Large terminology datasets that have grown over years without regulated processes often harbour significant potential for errors. The main problems include incomplete languages in multilingual datasets and duplicate entries, so terms that are included several times with identical or similar spellings and that actually refer to the same content.
Identifying and cleaning up errors in a large termbase in a meaningful way often seems like an impossible task. After all, terms that have been entered incorrectly often produce a rat’s nest of downstream problems, and relevant and correct information is often closely intertwined with redundant and incorrect entries.
Our Quality Dashboard provides users with an interface to conduct forensic examinations of their termbase to identify different error categories and gradually clean them up using the most important quality steps.
- The Quality Dashboard
The Quality Dashboard
You access the Quality Dashboard by selecting the ‘Quality’ tab in the termbase navigation.

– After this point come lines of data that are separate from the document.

@@ -106,56 +103,27 @@
       const int idx = threadIdx.x + u * NTF;
       const int row = idx / (D / 8);
       const int c = (idx % (D / 8)) * 8;
-      bf16x8 v8 = {};
-      if (kv0 + row < S)
+      bf16x8 k8 = {}, v8 = {};
+      if (kv0 + row < S) {
+        k8 = *reinterpret_cast<const bf16x8*>(
+            kp + (int64_t)(kv0 + row) * q_rs + c);
         v8 = *reinterpret_cast<const bf16x8*>(
-            kp + (int64_t)(kv0 + row) * q_rs + c);
-      krg[u] = v8;
-    }
-#pragma unroll
-    for (int u = 0; u < SUN; ++u) {
-      const int idx = threadIdx.x + u * NTF;
-      if (idx >= NSLAB) break;
-      const int f = 2 * (idx % (D / 2));
-      const int kb = idx / (D / 2);
-#pragma unroll
-      for (int j = 0; j < 8; ++j) {
-        const int kv = kv0 + kb * 8 + j;
-        bf16x2 v2 = {};
-        if (kv < S)
-          v2 = *reinterpret_cast<const bf16x2*>(vp + (int64_t)kv * q_rs + f);
-        vrg[u][j] = __builtin_bit_cast(uint32_t, v2);
-      }
+            vp + (int64_t)(kv0 + row) * q_rs + c);
+      }
+      krg[u] = k8;
+      vrg[u] = v8;
     }
   };
   auto stage_write = [&](int buf) {
     bf16_t* sK = smem + buf * BUFSZ;
-    bf16_t* sVT = sK + KB * D;
+    bf16_t* sV = sK + KB * D;
 #pragma unroll
     for (int u = 0; u < KUN; ++u) {
       const int idx = threadIdx.x + u * NTF;
       const int row = idx / (D / 8);
       const int c = (idx % (D / 8)) * 8;
       *reinterpret_cast<bf16x8*>(sK + loff<D>(row, c)) = krg[u];
-    }
-#pragma unroll
-    for (int u = 0; u < SUN; ++u) {
-      const int idx = threadIdx.x + u * NTF;
-      if (idx >= NSLAB) break;
-      const int f = 2 * (idx % (D / 2));
-      const int kb = idx / (D / 2);
-      uint32_t o0[4], o1[4];
-#pragma unroll
-      for (int d2 = 0; d2 < 4; ++d2) {
-        o0[d2] = __builtin_amdgcn_perm(vrg[u][2 * d2 + 1], vrg[u][2 * d2],
-                                       0x05040100u);
-        o1[d2] = __builtin_amdgcn_perm(vrg[u][2 * d2 + 1], vrg[u][2 * d2],
-                                       0x07060302u);
-      }
-      *reinterpret_cast<uint4*>(sVT + loff<KB>(f, kb * 8)) =
-          make_uint4(o0[0], o0[1], o0[2], o0[3]);
-      *reinterpret_cast<uint4*>(sVT + loff<KB>(f + 1, kb * 8)) =
-          make_uint4(o1[0], o1[1], o1[2], o1[3]);
+      *reinterpret_cast<bf16x8*>(sV + loff<D>(row, c)) = vrg[u];
     }
   };
 
@@ -166,13 +134,13 @@
   int t = 0;
   for (int kv0 = 0; kv0 < kv_end; kv0 += KB, ++t) {
     const bf16_t* sK = smem + (t & 1) * BUFSZ;
-    const bf16_t* sVT = sK + KB * D;
+    const bf16_t* sV = sK + KB * D;
     if (kv0 + KB < kv_end) stage_load(kv0 + KB);
 
-    if (!causal || kv0 <= wq0 + 16 * NQ - 1) {
+    if (!causal || kv0 <= pair_row0<NQ>(q0, wave, NQ / 2 - 1) + 31) {
 #pragma unroll
       for (int hp = 0; hp < NQ / 2; ++hp) {
-        const int pq0 = wq0 + 32 * hp;
+        const int pq0 = pair_row0<NQ>(q0, wave, hp);
         if (causal && kv0 > pq0 + 31) continue;
         f32x4 st[4][2] = {};
         __builtin_amdgcn_s_setprio(1);
@@ -199,11 +167,8 @@
 #pragma unroll
             for (int mi = 0; mi < 4; ++mi)
 #pragma unroll
-              for (int e = 0; e < 4; ++e) {
-                const float sv = st[mi][nf][e] * scale;
-                st[mi][nf][e] = sv;
-                tmax = fmaxf(tmax, sv);
-              }
+              for (int e = 0; e < 4; ++e)
+                tmax = fmaxf(tmax, st[mi][nf][e]);
           } else {
 #pragma unroll
             for (int mi = 0; mi < 4; ++mi)
@@ -212,22 +177,24 @@
                 const int kg = kv0 + mi * 16 + 4 * g + e;
                 const bool masked = (causal && kg > qg) || kg >= S ||
                                     qg >= S;
-                const float sv = masked ? -3.0e38f : st[mi][nf][e] * scale;
+                const float sv = masked ? -3.0e38f : st[mi][nf][e];
                 st[mi][nf][e] = sv;
                 tmax = fmaxf(tmax, sv);
               }
           }
           tmax = fmaxf(tmax, __shfl_xor(tmax, 16, 64));
           tmax = fmaxf(tmax, __shfl_xor(tmax, 32, 64));
-          const float mn = fmaxf(m_r[nfg], tmax);
+          const float mn = fmaxf(m_r[nfg], tmax * scale);
           const float alpha = fast_exp(m_r[nfg] - mn);
           m_r[nfg] = mn;
+          const float nm2 = -mn * kLog2e;
           float rs = 0.f;
 #pragma unroll
           for (int mi = 0; mi < 4; ++mi)
 #pragma unroll
             for (int e = 0; e < 4; ++e) {
-              const float p = fast_exp(st[mi][nf][e] - mn);
+              const float p = __builtin_amdgcn_exp2f(
+                  __builtin_fmaf(st[mi][nf][e], sl2, nm2));
               st[mi][nf][e] = p;
               rs += p;
             }
@@ -252,16 +219,7 @@
             }
 #pragma unroll
           for (int df = 0; df < DF; ++df) {
-            const bf16x4 v0 = *reinterpret_cast<const bf16x4*>(
-                sVT + loff<KB>(16 * df + (lane & 15), 32 * c + 4 * g));
-            const bf16x4 v1 = *reinterpret_cast<const bf16x4*>(
-                sVT + loff<KB>(16 * df + (lane & 15), 32 * c + 16 + 4 * g));
-            bf16x8 vfr;
-#pragma unroll
-            for (int e = 0; e < 4; ++e) {
-              vfr[e] = v0[e];
-              vfr[e + 4] = v1[e];
-            }
+            const bf16x8 vfr = tr_frag<D>(sV, c, df, lane);
 #pragma unroll
             for (int nf = 0; nf < 2; ++nf)
               acc_o[df][2 * hp + nf] = __builtin_amdgcn_mfma_f32_16x16x32_bf16(
@@ -277,7 +235,8 @@
 
 #pragma unroll
   for (int nf = 0; nf < NQ; ++nf) {
-    const int qg = wq0 + nf * 16 + (lane & 15);
+    const int qg = pair_row0<NQ>(q0, wave, nf >> 1) + (nf & 1) * 16 +
+                   (lane & 15);
     if (qg >= S) continue;
     const float lv = l_r[nf];
     const float inv = (lv > 0.f) ? 1.0f / lv : 0.f;
@@ -343,54 +302,9 @@
   }
 }
 
-template <int T, int D>
-DEV_INLINE void stage_nat_t(const bf16_t* __restrict__ src, int row0, int S,
-                            int64_t rs, bf16_t* nat, bf16_t* tr) {
-  constexpr int UN = T * D / 8 / NT;
-#pragma unroll
-  for (int u = 0; u < UN; ++u) {
-    const int idx = threadIdx.x + u * NT;
-    const int row = idx / (D / 8);
-    const int c = (idx % (D / 8)) * 8;
-    bf16x8 v8 = {};
-    if (row0 + row < S)
-      v8 = *reinterpret_cast<const bf16x8*>(
-          src + (int64_t)(row0 + row) * rs + c);
-    *reinterpret_cast<bf16x8*>(nat + loff<D>(row, c)) = v8;
-  }
-  constexpr int NSLAB = (T / 8) * (D / 2);
-#pragma unroll
-  for (int u = 0; u < (NSLAB + NT - 1) / NT; ++u) {
-    const int idx = threadIdx.x + u * NT;
-    if (idx < NSLAB) {
-      const int f = 2 * (idx % (D / 2));
-      const int kb = idx / (D / 2);
-      uint32_t r[8];
-#pragma unroll
-      for (int j = 0; j < 8; ++j) {
-        const int row = row0 + kb * 8 + j;
-        bf16x2 v2 = {};
-        if (row < S)
-          v2 = *reinterpret_cast<const bf16x2*>(src + (int64_t)row * rs + f);
-        r[j] = __builtin_bit_cast(uint32_t, v2);
-      }
-      uint32_t o0[4], o1[4];
-#pragma unroll
-      for (int d2 = 0; d2 < 4; ++d2) {
-        o0[d2] = __builtin_amdgcn_perm(r[2 * d2 + 1], r[2 * d2], 0x05040100u);
-        o1[d2] = __builtin_amdgcn_perm(r[2 * d2 + 1], r[2 * d2], 0x07060302u);
-      }
-      *reinterpret_cast<uint4*>(tr + loff<T>(f, kb * 8)) =
-          make_uint4(o0[0], o0[1], o0[2], o0[3]);
-      *reinterpret_cast<uint4*>(tr + loff<T>(f + 1, kb * 8)) =
-          make_uint4(o1[0], o1[1], o1[2], o1[3]);
-    }
-  }
-}
-
 constexpr int NTA = 512;
 
-template <int D, int PROBE = 0, int KBA = (D == 64 ? 256 : 128)>
+template <int D, int KBA = (D == 64 ? 256 : 128)>
 __launch_bounds__(NTA) __global__
 void flash_bwd_kv_kernel(const bf16_t* __restrict__ Q,
                          const bf16_t* __restrict__ K,
@@ -409,7 +323,7 @@
   const int bh = blockIdx.y;
   const int b = bh / H, h = bh % H;
   const int kv0 = blockIdx.x * KBA;
-  const int wave = threadIdx.x >> 6;
+  const int wave = __builtin_amdgcn_readfirstlane(threadIdx.x >> 6);
   const int lane = threadIdx.x & 63;
   const int g = lane >> 4;
 
@@ -420,14 +334,14 @@
   const bf16_t* vp = V + qoff;
   const bf16_t* dop = dO + ooff;
 
-  __shared__ bf16_t smem[KBA * D * 2 + QT * D * 2 + D * QT * 2];
+  __shared__ __attribute__((aligned(16))) bf16_t
+      smem[KBA * D * 2 + QT * D * 2];
   bf16_t* sKb = smem;
   bf16_t* sVb = sKb + KBA * D;
   bf16_t* sQ = sVb + KBA * D;
-  bf16_t* sQT = sQ + QT * D;
-  bf16_t* sdO = sQT + D * QT;
-  bf16_t* sdOT = sdO + QT * D;
-  __shared__ float sLSE[QT], sDELTA[QT];
+  bf16_t* sdO = sQ + QT * D;
+  __shared__ __attribute__((aligned(16))) float sNL2[QT], sDELTA[QT];
+  const float sl2 = scale * kLog2e;
 
   {
     constexpr int UN = KBA * D / 8 / NTA;
@@ -453,10 +367,7 @@
   f32x4 acc_dvT[NSL][DF] = {};
 
   constexpr int QUN = QT * D / 8 / NTA;
-  constexpr int TSLAB = (QT / 8) * (D / 2);
-  constexpr int TUN = (TSLAB + NTA - 1) / NTA;
   bf16x8 qn[QUN], don[QUN];
-  uint32_t qt[TUN][8], dot_[TUN][8];
   float lse2[QT / NTA + 1], dl2[QT / NTA + 1];
 
   auto tile_load = [&](int q0) {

You then see an analysis view with the error categories Duplicates and Missing languages, sorted according to the languages represented in the termbase.
The number next to the error category indicates the number of occurrences found in the termbase for the respective error category.
You access the detailed view by clicking on the error category and can then see the occurrences and make further changes.
You will find a list of all identified duplicates on the left-hand side in this view.
For each result, you will see the term found as a single or multiple duplicate, the number of entries in which this term was discovered and, below that, a list of all terms identified for this duplicate.
Click on the result to access the editing view.
Here you will see all term entries found for this duplicate, shown next to each other in a reduced form.
Cleaning up duplicates
Now you can complete several processing steps to clean up the duplicates, i.e. merge terms from different term entries that actually refer to one unit of meaning to create a single term entry.
To do so, first go to the slider at the top right of the entry and select a term entry as the main entry. This is the term entry that you want to keep in the termbase and into which terms from other entries can be merged
The best way to proceed is to select an entry as the main entry that already contains the most correct terms and information.
The other term entries from this duplicate view are then initially marked for deletion.
You then have the option of selecting terms from all entries for individual deletion or to merge them with the main entry.
You either click on the check mark or the Delete button to mark the term for merging with the main entry or for deletion. You can make your selection for all languages in the term entry here.
You can also edit the definition of the main entry as part of this step.
The entry will be shaded grey if you select the ‘Ignore Instead’ button. In this case it will not be deleted during the merge and remains unedited in the termbase.
Once you have finished editing the term entry in the duplicate view and have marked the terms for merging or deletion, depending on your wishes, you can then click on ‘Merge Entries’ at the top.
For example, if you click on ‘English’ and then ‘Missing Language’ in the quality overview, you will be shown all entries for which a term in English has not yet been added.
You can also filter for another missing language from here or search the list using a fuzzy search.
Adding terms in missing languages
Clicking on the term in the list opens the matching term entry from the right-hand side. You can then select ‘Add Language’ to add the missing language directly.
You can also assign the entries to a term task to add the missing languages.
To do so, check the boxes on the left of the hit list to select the term entries you want to include in the term task.
You can also use the batch check box at the bottom to select all found entries or use the filters to limit your list as described above.
Clicking on the ‘Add to Task’ button opens a dialogue in which you can either add the terms to a current task or create a new task with the selected entries.